Democrats’ signature drug pricing proposal, however, failed to advance in a tied committee vote. Reps. Kurt Schrader (D-Ore.), Scott Peters (D-Calif.), and Kathleen Rice (D-N.Y.) joined Republicans in voting against a measure that would have capped price increases for certain medications and created an international reference pricing mechanism. The proposal would have also placed a cap on out-of-pocket costs for Medicare beneficiaries. Rep. Peters is opposed to the bill’s 95% penalty on manufacturers that do not agree to the government’s price and has stated that he is working with congressional leadership on his own drug pricing proposal for inclusion in the reconciliation package. Democrats had planned to use the savings stemming from the drug pricing provisions to help pay for the reconciliation package overall.

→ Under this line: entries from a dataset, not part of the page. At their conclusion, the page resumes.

__global__ void __launch_bounds__(512) ln2_linear_bwd_kernel(
    const bf16_t* __restrict__ dh2, const bf16_t* __restrict__ s2, const float* __restrict__ g2,
    const bf16_t* __restrict__ pre_l, const bf16_t* __restrict__ s1,
    const float* __restrict__ g1, const float* __restrict__ be1, const bf16_t* __restrict__ wl,
    const float* __restrict__ consts,
    bf16_t* __restrict__ dh1, float* __restrict__ sums1, float* __restrict__ dg2, float* __restrict__ db2,
    float* __restrict__ dg1, float* __restrict__ db1, float* __restrict__ dwl, float* __restrict__ dbl,
    float* __restrict__ dwl_slab, float* __restrict__ dbl_slab, int B, int L) {
  extern __shared__ __attribute__((aligned(16))) unsigned char smem[];
  unsigned char* ws = smem;
  unsigned char* dt = smem + 32768;
  unsigned char* ht = dt + 32 * 256;
  float* yt = reinterpret_cast<float*>(ht + 32 * 256);
  const int tid = threadIdx.x, lane = tid & 63, w = tid >> 6;
  const int r = lane & 31, h = lane >> 5;
  const int q = tr_q(lane), tc = tr_c(lane);
  const int j = tid >> 4, ch = tid & 15;
  const int TS1 = (L + 1) / 2;
  const int nsplit = gridDim.y;
  const int b0 = (int)((long)B * blockIdx.y / nsplit), b1 = (int)((long)B * (blockIdx.y + 1) / nsplit);
  stage_weight(ws, wl, CH);
  float adbl[8] = {0, 0, 0, 0, 0, 0, 0, 0};
  f32x16_t aw0 = zero16(), aw1 = zero16();
  const int wco = (w >> 1) * 32, wci = (w & 1) * 64;
  for (int pair = blockIdx.x; pair < TS1; pair += gridDim.x) {
    const int l = pair * 2 + (j & 1);
    const bool okl = l < L;
    float ga2[8] = {0, 0, 0, 0, 0, 0, 0, 0}, ga1[8] = {0, 0, 0, 0, 0, 0, 0, 0}, bt1[8] = {0, 0, 0, 0, 0, 0, 0, 0};
    if (okl) {
      load_f8(g2 + (size_t)l * CH + ch * 8, ga2);
      load_f8(g1 + (size_t)l * CH + ch * 8, ga1);
      load_f8(be1 + (size_t)l * CH + ch * 8, bt1);
    }
    float adg2[8] = {0, 0, 0, 0, 0, 0, 0, 0}, adb2[8] = {0, 0, 0, 0, 0, 0, 0, 0};
    float adg1[8] = {0, 0, 0, 0, 0, 0, 0, 0}, adb1[8] = {0, 0, 0, 0, 0, 0, 0, 0};
    const size_t coff = (size_t)l * CH + ch * 8;
    int bs = b0 + (j >> 1);
    bool ok = okl && bs < b1;
    size_t off = (size_t)bs * L * CH + coff;
    uint4 n_dh = ldq(dh2 + off, ok), n_s2 = ldq(s2 + off, ok), n_s1 = ldq(s1 + off, ok);
    uint4 n_pr = ldq(pre_l + off, ok);
    float4 n_c0 = make_float4(0.f, 1.f, 0.f, 0.f), n_c1 = make_float4(0.f, 1.f, 0.f, 0.f);
    if (bs < b1) {
      n_c0 = *reinterpret_cast<const float4*>(consts + (size_t)bs * 8);
      n_c1 = *reinterpret_cast<const float4*>(consts + (size_t)bs * 8 + 4);
    }
    for (int bc = b0; bc < b1; bc += 16) {
      const int bcur = bs;
      const bool okc = ok;
      const size_t offc = off;
      const float mean2 = n_c0.x, rstd2 = n_c0.y, m1 = n_c0.z, m2 = n_c0.w, mean1 = n_c1.x, rstd1 = n_c1.y;
      float dh[8], sv2[8], pr[8], sv1[8], ds2[8], dp[8], xh1[8], hv[8];
      unpack8(n_dh, dh);
      unpack8(n_s2, sv2);
      unpack8(n_s1, sv1);
#pragma unroll
      for (int e = 0; e < 8; ++e) {
        const float xh2 = (sv2[e] - mean2) * rstd2;
        adg2[e] += okc ? dh[e] * xh2 : 0.f;
        adb2[e] += okc ? dh[e] : 0.f;
        ds2[e] = okc ? rstd2 * (dh[e] * ga2[e] - m1 - xh2 * m2) : 0.f;
        xh1[e] = (sv1[e] - mean1) * rstd1;
        hv[e] = okc ? xh1[e] * ga1[e] + bt1[e] : 0.f;
      }
      *reinterpret_cast<uint4*>(ht + swz256(j, ch)) = packq8(hv);
      auto prefetch = [&]() {
        bs = bc + 16 + (j >> 1);
        ok = okl && bs < b1;
        off = (size_t)bs * L * CH + coff;
        n_dh = ldq(dh2 + off, ok);
        n_s2 = ldq(s2 + off, ok);
        n_pr = ldq(pre_l + off, ok);
        n_s1 = ldq(s1 + off, ok);
        if (bs < b1) {
          n_c0 = *reinterpret_cast<const float4*>(consts + (size_t)bs * 8);
          n_c1 = *reinterpret_cast<const float4*>(consts + (size_t)bs * 8 + 4);
        }
      };
      unpack8(n_pr, pr);
      float gp[8];
      {
        const f32x2 xi[4] = {(f32x2){pr[0], pr[1]}, (f32x2){pr[2], pr[3]}, (f32x2){pr[4], pr[5]},
                             (f32x2){pr[6], pr[7]}};
        f32x2 go[4];
        gelu2_fast_n<4, true>(xi, go);
#pragma unroll
        for (int e = 0; e < 4; ++e) {
          gp[2 * e] = go[e].x;
          gp[2 * e + 1] = go[e].y;
        }
      }
#pragma unroll
      for (int e = 0; e < 8; ++e) dp[e] = ds2[e] * gp[e];
      const uint4 dq = packq8(dp);
      *reinterpret_cast<uint4*>(dt + swz256(j, ch)) = dq;
      {
        float dpr[8];
        unpack8(dq, dpr);
#pragma unroll
        for (int e = 0; e < 8; ++e) adbl[e] += dpr[e];
      }
      __syncthreads();
      prefetch();
      if (w < 4) {
        f32x16_t acc = zero16();
#pragma unroll
        for (int kk = 0; kk < 8; ++kk) {
          const int rlo = kk * 16 + 8 * h + q;
          const int col = w * 32 + tc;
          const bf16x8 fa = cat_tr(lds_tr(ws, swz256e(rlo, col)), lds_tr(ws, swz256e(rlo + 4, col)));
          acc = mfma32(fa, lds_frag(dt, swz256(r, kk * 2 + h)), acc);
        }
#pragma unroll
        for (int g = 0; g < 4; ++g)
          *reinterpret_cast<float4*>(yt + r * YS + w * 32 + 8 * g + 4 * h) =
              make_float4(acc[4 * g], acc[4 * g + 1], acc[4 * g + 2], acc[4 * g + 3]);
      }
#pragma unroll
      for (int ks = 0; ks < 2; ++ks) {
        const int rlo = ks * 16 + 8 * h + q;
        const bf16x8 fa = cat_tr(lds_tr(dt, swz256e(rlo, wco + tc)), lds_tr(dt, swz256e(rlo + 4, wco + tc)));
        const bf16x8 fb0 = cat_tr(lds_tr(ht, swz256e(rlo, wci + tc)), lds_tr(ht, swz256e(rlo + 4, wci + tc)));
        const bf16x8 fb1 =
            cat_tr(lds_tr(ht, swz256e(rlo, wci + 32 + tc)), lds_tr(ht, swz256e(rlo + 4, wci + 32 + tc)));
        aw0 = mfma32(fa, fb0, aw0);
        aw1 = mfma32(fa, fb1, aw1);
      }
      __syncthreads();
      const float4 ya = *reinterpret_cast<const float4*>(yt + j * YS + ch * 8);
      const float4 yb = *reinterpret_cast<const float4*>(yt + j * YS + ch * 8 + 4);
      const float yv[8] = {ya.x, ya.y, ya.z, ya.w, yb.x, yb.y, yb.z, yb.w};
      float o[8], sa = 0.f, sc = 0.f;
#pragma unroll
      for (int e = 0; e < 8; ++e) {
        o[e] = okc ? bfround(ds2[e] + yv[e]) : 0.f;
        const float dxh = o[e] * ga1[e];
        sa += dxh;
        sc += dxh * xh1[e];
        adg1[e] += o[e] * xh1[e];
        adb1[e] += o[e];
      }
      if (okc) *reinterpret_cast<uint4*>(dh1 + offc) = packq8(o);
#pragma unroll
      for (int m = 1; m <= 16; m <<= 1) {
        sa += __shfl_xor(sa, m, 64);
        sc += __shfl_xor(sc, m, 64);
      }
      if ((lane & 31) == 0 && bcur < b1) {
        sums1[((size_t)bcur * TS1 + pair) * 2] = sa;
        sums1[((size_t)bcur * TS1 + pair) * 2 + 1] = sc;
      }
    }
    const int l0 = pair * 2;
    float* accs[4] = {adg2, adb2, adg1, adb1};
    float* dsts[4] = {dg2, db2, dg1, db1};
#pragma unroll
    for (int a = 0; a < 4; ++a) {
      __syncthreads();
#pragma unroll
      for (int e = 0; e < 8; ++e) yt[j * CH + ch * 8 + e] = accs[a][e];
      __syncthreads();
      if (tid < 2 * CH) {
        const int par = tid >> 7, c = tid & (CH - 1);
        float v = 0.f;
#pragma unroll
        for (int k = 0; k < 16; ++k) v += yt[(2 * k + par) * CH + c];
        if (l0 + par < L) atomicAdd(dsts[a] + (size_t)(l0 + par) * CH + c, v);
      }
    }
    __syncthreads();
  }
  __syncthreads();
#pragma unroll
  for (int e = 0; e < 8; ++e) yt[j * CH + ch * 8 + e] = adbl[e];
  __syncthreads();
  if (tid < CH) {
    float a = 0.f;
#pragma unroll 8
    for (int k = 0; k < 32; ++k) a += yt[k * CH + tid];
    if (dbl_slab != nullptr) dbl_slab[(size_t)(blockIdx.y * gridDim.x + blockIdx.x) * CH + tid] = a;
    else atomicAdd(dbl + tid, a);
  }
  float* dw = dwl_slab != nullptr ? dwl_slab + (size_t)(blockIdx.y * gridDim.x + blockIdx.x) * CH * CH : dwl;
#pragma unroll
  for (int i = 0; i < 16; ++i) {
    const int co = wco + (i & 3) + 8 * (i >> 2) + 4 * h;
    if (dwl_slab != nullptr) {
      dw[(size_t)co * CH + wci + r] = aw0[i];
      dw[(size_t)co * CH + wci + 32 + r] = aw1[i];
    } else {
      atomicAdd(dw + (size_t)co * CH + wci + r, aw0[i]);
      atomicAdd(dw + (size_t)co * CH + wci + 32 + r, aw1[i]);
    }
  }
}

__global__ void __launch_bounds__(512) ln1_finalize_kernel(
    const bf16_t* __restrict__ dh1, const bf16_t* __restrict__ s1, const float* __restrict__ st1, int T1, int BM1,
    const float* __restrict__ sums1, int TS1, const float* __restrict__ g1, bf16_t* __restrict__ ds1,
    float* __restrict__ dgb, int B, int L, float eps) {
  extern __shared__ __attribute__((aligned(16))) unsigned char smem[];
  float* red = reinterpret_cast<float*>(smem);
  float* tab = red + 2 * PB * CH;
  const int tid = threadIdx.x, lane = tid & 63, w = tid >> 6;
  const int j = tid >> 4, ch = tid & 15;
  const int nbg = gridDim.y;
  const int b0 = (int)((long)B * blockIdx.y / nbg), b1 = (int)((long)B * (blockIdx.y + 1) / nbg);
  const int nb = b1 - b0;
  float* dacc = tab + 4 * nb;
  const float inv_n = 1.0f / (float)(L * CH);
  for (int i = w; i < nb; i += 8) {
    float mean, rstd, m1, m2;
    wave_ln_stats(st1 + (size_t)(b0 + i) * T1 * 2, T1, BM1, L, CH, eps, mean, rstd);
    wave_bwd_consts(sums1 + (size_t)(b0 + i) * TS1 * 2, TS1, inv_n, m1, m2);
    if (lane == 0) { tab[4 * i] = mean; tab[4 * i + 1] = rstd; tab[4 * i + 2] = m1; tab[4 * i + 3] = m2; }
  }
  for (int i = tid; i < nb * CH; i += 512) dacc[i] = 0.f;
  const int TP = (L + PB - 1) / PB;
  int it = 0;
  for (int px = blockIdx.x; px < TP; px += gridDim.x) {
    const int l = px * PB + j;
    const bool okl = l < L;
    float ga[8] = {0, 0, 0, 0, 0, 0, 0, 0};
    if (okl) load_f8(g1 + (size_t)l * CH + ch * 8, ga);
    const size_t coff = (size_t)min(l, L - 1) * CH + ch * 8;
    uint4 n_dh = *reinterpret_cast<const uint4*>(dh1 + (size_t)min(b0, B - 1) * L * CH + coff);
    uint4 n_s = *reinterpret_cast<const uint4*>(s1 + (size_t)min(b0, B - 1) * L * CH + coff);
    __syncthreads();
    for (int b = b0; b < b1; ++b, ++it) {
      const float* tb = tab + 4 * (b - b0);
      const float mean = tb[0], rstd = tb[1], m1 = tb[2], m2 = tb[3];
      float* rb = red + (it & 1) * PB * CH;
      float dv[8], sv[8], o[8];
      unpack8(n_dh, dv);
      unpack8(n_s, sv);
      const size_t noff = (size_t)min(b + 1, B - 1) * L * CH + coff;
      n_dh = *reinterpret_cast<const uint4*>(dh1 + noff);
      n_s = *reinterpret_cast<const uint4*>(s1 + noff);
#pragma unroll
      for (int e = 0; e < 8; ++e) o[e] = okl ? rstd * (dv[e] * ga[e] - m1 - (sv[e] - mean) * rstd * m2) : 0.f;
      const uint4 qv = packq8(o);
      if (okl) *reinterpret_cast<uint4*>(ds1 + (size_t)b * L * CH + (size_t)l * CH + ch * 8) = qv;
      unpack8(qv, o);
#pragma unroll
      for (int e = 0; e < 8; ++e) {
        o[e] += __shfl_xor(o[e], 16, 64);
        o[e] += __shfl_xor(o[e], 32, 64);
      }
      if (lane < 16) {
        *reinterpret_cast<float4*>(rb + w * CH + ch * 8) = make_float4(o[0], o[1], o[2], o[3]);
        *reinterpret_cast<float4*>(rb + w * CH + ch * 8 + 4) = make_float4(o[4], o[5], o[6], o[7]);
      }
      __syncthreads();
      if (tid < CH) {
        float a = 0.f;
#pragma unroll
        for (int k = 0; k < 8; ++k) a += rb[k * CH + tid];
        dacc[(b - b0) * CH + tid] += a;
      }
    }
  }
  __syncthreads();
  for (int i = tid; i < nb * CH; i += 512) atomicAdd(dgb + (size_t)(b0 + i / CH) * CH + i % CH, dacc[i]);
}

__global__ void __launch_bounds__(256) embed_fwd_kernel(const long long* __restrict__ tok, const float* __restrict__ E,
                                                        bf16_t* __restrict__ out, long rows) {
  const long i = (long)blockIdx.x * 256 + threadIdx.x;
  if (i >= rows * 16) return;
  const long row = i >> 4;
  const int c8 = (int)(i & 15);
  const long long t = tok[row];
  float v[8];
  load_f8(E + (size_t)t * CH + c8 * 8, v);
  *reinterpret_cast<uint4*>(out + row * CH + c8 * 8) = packq8(v);
}

template <bool DPRE>
__global__ void __launch_bounds__(256) embed_bwd_kernel(const long long* __restrict__ tok,
                                                        const bf16_t* __restrict__ dout, float* __restrict__ dE,
                                                        long rows, int V, float* __restrict__ slab,
                                                        const bf16_t* __restrict__ gdn, const bf16_t* __restrict__ gdw,
                                                        bf16_t* __restrict__ dpn, bf16_t* __restrict__ dpw) {
  __shared__ __attribute__((aligned(16))) unsigned char ds[256 * 256];
  __shared__ int ts[256];
  const int tid = threadIdx.x, lane = tid & 63, w = tid >> 6;
  const int r = lane & 31, h = lane >> 5;
  const int q = tr_q(lane), tc = tr_c(lane);
  const long per = (rows + gridDim.x - 1) / gridDim.x;
  const long r0 = (long)blockIdx.x * per, r1 = min(rows, r0 + per);
  f32x16_t acc = zero16();
  for (long t0 = r0; t0 < r1; t0 += 256) {
    const int n = (int)min((long)256, r1 - t0);
    __syncthreads();
    if constexpr (DPRE) {
      for (int base = tid; base < 256 * 16; base += 4 * 256) {
        uint4 gq[4], nq[4], wq[4];
#pragma unroll
        for (int i = 0; i < 4; ++i) {
          const int idx = base + i * 256, row = idx >> 4;
          const size_t off = (size_t)(t0 + min(row, n - 1)) * CH + (idx & 15) * 8;
          gq[i] = *reinterpret_cast<const uint4*>(dout + off);
          nq[i] = *reinterpret_cast<const uint4*>(gdn + off);
          wq[i] = *reinterpret_cast<const uint4*>(gdw + off);
        }
#pragma unroll
        for (int i = 0; i < 4; ++i) {
          const int idx = base + i * 256, row = idx >> 4;
          const bool ok = row < n;
          *reinterpret_cast<uint4*>(ds + swz256(row, idx & 15)) = ok ? gq[i] : make_uint4(0u, 0u, 0u, 0u);
          if (ok) {
            float g[8], pn[8], pw[8], on[8], ow[8];
            unpack8(gq[i], g);
            unpack8(nq[i], pn);
            unpack8(wq[i], pw);
#pragma unroll
            for (int e = 0; e < 8; ++e) {
              on[e] = pn[e] * g[e];
              ow[e] = pw[e] * g[e];
            }
            const size_t off = (size_t)(t0 + row) * CH + (idx & 15) * 8;
            *reinterpret_cast<uint4*>(dpn + off) = packq8(on);
            *reinterpret_cast<uint4*>(dpw + off) = packq8(ow);
          }
        }
      }
    } else {
      stage_chunks(
          256 * 16,
          [&](int idx) {
            const int row = idx >> 4;
            return row < n ? *reinterpret_cast<const uint4*>(dout + (t0 + row) * CH + (idx & 15) * 8)
                           : make_uint4(0u, 0u, 0u, 0u);
          },
          [&](int idx, uint4 v) { *reinterpret_cast<uint4*>(ds + swz256(idx >> 4, idx & 15)) = v; });
    }
    ts[tid] = tid < n ? (int)tok[t0 + tid] : -1;
    __syncthreads();
    const int colb = w * 32 + tc;
#pragma unroll 4
    for (int kb = 0; kb < 16; ++kb) {
      typedef __attribute__((ext_vector_type(8))) unsigned short u16x8;
      u16x8 oh;
#pragma unroll
      for (int j = 0; j < 8; ++j) oh[j] = ts[kb * 16 + 8 * h + j] == r ? (unsigned short)0x3F80 : (unsigned short)0;
      const int rb = kb * 16 + 8 * h + q;
      const bf16x8 fb = cat_tr(lds_tr(ds, swz256e(rb, colb)), lds_tr(ds, swz256e(rb + 4, colb)));
      acc = mfma32(__builtin_bit_cast(bf16x8, oh), fb, acc);
    }
  }
#pragma unroll
  for (int i = 0; i < 16; ++i) {
    const int v = (i & 3) + 8 * (i >> 2) + 4 * h;
    if (slab != nullptr) {
      if (v < V) slab[((size_t)blockIdx.x * V + v) * CH + w * 32 + r] = acc[i];
    } else if (v < V && acc[i] != 0.f) {
      atomicAdd(dE + v * CH + w * 32 + r, acc[i]);
    }
  }
}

Identical drug pricing language was advanced separately by the Ways and Means Committee last week. The only Democrat to oppose the Ways and Means reconciliation package was Rep. Stephanie Murphy (D-Fla.) who had announced her opposition in advance of the committee’s consideration. The panel also approved legislation to make permanent the ACA’s enhanced premium tax credits and to allow individuals receiving unemployment benefits to access premium-free insurance plans through 2025. In addition to the health care provisions, Ways and Means considered tax provisions that would raise more than $2 trillion in revenue to pay for the social spending provisions. The tax portion of the Democrats’ plan, which was advanced by a vote of 24-19, would raise the top corporate tax rate from 21% to 26.5% and increase the top rate on capital gains from 20% to 25%. Ways and Means adopted a proposal that would double the current rate of excise taxes on cigarettes and other tobacco products, while also imposing taxes on e-cigarettes. The Committee estimates that these provisions would generate $96 billion in revenue.

President Joe Biden hosted Sens. Joe Manchin (D-W.Va.) and Kyrsten Sinema (D-Ariz.) for separate meetings at the White House last week to discuss the reconciliation bill. Both members have stated that they wish to pare back the total size of the package, with Manchin recently asserting that he would support a package totaling between $1 and $1.5 trillion. Democrats will have to be unified in their support for the reconciliation bill in the evenly divided Senate, and House Speaker Nancy Pelosi (D-Calif.) can only afford to lose three votes from her caucus when the bill comes to the House floor.


Lawmakers Encourage USPTO to Reform IPR Process


A bipartisan, bicameral group of lawmakers have sent a letter to the U.S. Patent and Trademark Office (USPTO) urging the agency to reassert its role in reviewing drug manufacturer’s anticompetitive practices, specifically by ending the policies that have caused an increase in discretionary denials of patent challenges. The lawmakers assert that the inter partes review (IPR) process has been weakened by administrative changes that are not based in statute, and that USPTO’s increasingly frequent denials for IPR for reasons not based on merits has made it more difficult to curb anticompetitive practices by prescription drug companies. “Without a sufficiently strong IPR system to serve as a check against questionable patents, brand manufacturers will continue to wield patent thickets that are nearly impossible to challenge and engage in product hopping, further burdening the American people with needlessly high drug prices,” the letter states.